The chromosphere is the second outermost layer of the sun’s atmosphere, hotter than the photosphere, and visible only during a solar eclipse. It is located between the photosphere and the corona, and is approximately 1,250 miles deep. The chromosphere is reddish in color and contains magnetic fields projected outward by the photosphere. It produces gas movement, including spicules, fibrils, and filaments, which can lead to coronal mass ejections that affect the solar system and spacecraft.
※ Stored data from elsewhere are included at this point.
# xXCoffeeColaXc/WeatherConverter

Hardware: AMD Instinct MI355X
Metric: 256x256 images/sec (T=1000 DDPM sample) (higher is better)
Workload: dtype fp32-class (f16x3: 2-piece fp16 split MFMA, fp32 accumulate); 1 GPU; DDPM reverse sampling, UNet config.yaml @ 256px, 16 images/GPU, T=1000, 127 timed steps from t=999; global_batch=16, image_size=256, parallelism=single GPU, devices=1, hip_graph=True, stream_groups=2, x_finite=True

## Files before the change

### weatherconverter_amd/csrc/wc_wino.hip

```cpp
#include <stdlib.h>

#include "wc_x6.hpp"

#ifndef WC_ABL
#define WC_ABL 0
#endif
#ifndef WC_WINO_SCALAR
#define WC_WINO_SCALAR 0
#endif

namespace {

using namespace wcx6;

constexpr int NT = 256;

WC_DEVICE void wino_lds16(__amdgpu_buffer_rsrc_t srd, void* dst, unsigned voff, int soff) {
    __builtin_amdgcn_raw_ptr_buffer_load_lds(srd, (__attribute__((address_space(3))) void*)dst, 16, voff, soff, 0, 0);
}

struct WDev {
    const float* src0;
    int C0, ldc0;
    const float* scale;
    const float* shift;
    const float* src1;
    int C1, ldc1;
    int B, H, W, N;
    const void* w;
    const float* bias;
    const float* temb;
    int temb_ld;
    const float* res;
    int ldres;
    float* out;
    int ldo;
    int nck0, nck1;
    int a_exp;
    const float* abound;
    const float* wsinv;
    float* absmax;
    float* gn_part;
    int gn_ncb, gn_sw, gn_c0, gn_np64;
    int tiles_x, tiles_y, ntiles_n;
    const unsigned char* vpre;
    long vimg;
    const float* gb_x;
    int gb_ldx, gb_silu;
    const float* gb_sc0;
    const float* gb_sh0;
    const float* gb_gamma;
    const float* gb_beta;
    float* gb_part;
    float* gb_part3;
};

WC_DEVICE float wino_silu_grad(float y) {
    const float s = 1.0f / (1.0f + __expf(-y));
    return s * (1.0f + y * (1.0f - s));
}

constexpr int VPL = WC_SINGLE16 ? 8 : 16;

template <int TH, int BN, int MB = 2, int NW = 4, bool VP = false>
struct WTile {
    static constexpr int NT = 64 * NW;
    static constexpr int WAVES_N = BN / 32;
    static constexpr int WAVES_M = NW / WAVES_N;
    static_assert(WAVES_N * WAVES_M == NW && WAVES_M * 4 * MB == TH, "each wave owns 4 MB rows x 8 tiles x 32 channels");
    static constexpr int PBN = BN > 128 ? 128 : BN;
    static constexpr int HR = TH + 2;
    static constexpr int PSTR = HR * 128 + (VP ? 0 : 16);
    static constexpr int DPIECES = VPL * HR * 8 / 64;
    static_assert(!VP || VPL * HR * 8 == DPIECES * 64, "VP: the halo stage is a whole number of 1-KiB pieces");
    static constexpr int DPW = (DPIECES + NW - 1) / NW;
    static constexpr int HSTAGE = 16 * PSTR;
    static constexpr int CPSTR = TH * 128 + 16;
    static constexpr int CSTAGE = 8 * CPSTR;
    static constexpr int ITEMS = HR * 16;
    static constexpr int I_PER_T = (ITEMS + NT - 1) / NT;
    static constexpr int C_PER_T = TH * 16 * 4 / NT;
    static constexpr int BSTEP = PBN * 64;
    static constexpr int STEPS = 12;
};

WC_DEVICE int wg_grp(int r) { return ((r >= 4 && r < 12) || (r >= 16 && r < 20) || r >= 28) ? 1 : 0; }
WC_DEVICE int wg_idx(int r) { return r < 4 ? r : r < 12 ? r - 4 : r < 20 ? r - 8 : r < 28 ? r - 12 : r - 16; }
WC_DEVICE int wg_row(int r) { return 2 * wg_grp(r) + (wg_idx(r) >> 3); }
WC_DEVICE int wg_tile(int r) { return wg_idx(r) & 7; }
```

The chromosphere is the second outermost layer of the solar atmosphere, visible only to the naked eye during a solar eclipse. The chromosphere is known to be hotter than the photosphere, the next layer towards the sun.
The chromosphere is located between the photosphere and the corona, which is the outermost part of the solar atmosphere. The chromosphere is approximately 1,250 miles (2,011 kilometers) deep. Its name, which means sphere of color, comes from the fact that it is a reddish colour. This is caused by a particular type of hydrogen.
Despite this color, it is usually impossible to see the chromosphere from Earth without special equipment. The one exception is during a total solar eclipse, when the moon is directly in line between the earth and the sun. At this point, the chromosphere appears as a series of red spots around a solid black circle.
Logic would suggest that the chromosphere would be colder than other parts of the solar atmosphere because it is farthest away. In reality, it is considerably hotter and seems to get hotter away from the sun. The next closest layer, the photosphere, is about 7,250 degrees Fahrenheit (4,010 degrees Celsius), while parts of the chromosphere are nearly 36,000 degrees Fahrenheit (19,982 degrees Celsius).
One theory for this apparent disparity is that it contains magnetic fields projected outward by the photosphere. Electric currents flow through these fields from the photosphere to the corona. This process can lose energy in the fields, which produces the higher temperature. It is thought that energy may be lost because the magnetic field lines get disturbed and have to wobble in an attempt to get back to their original shape.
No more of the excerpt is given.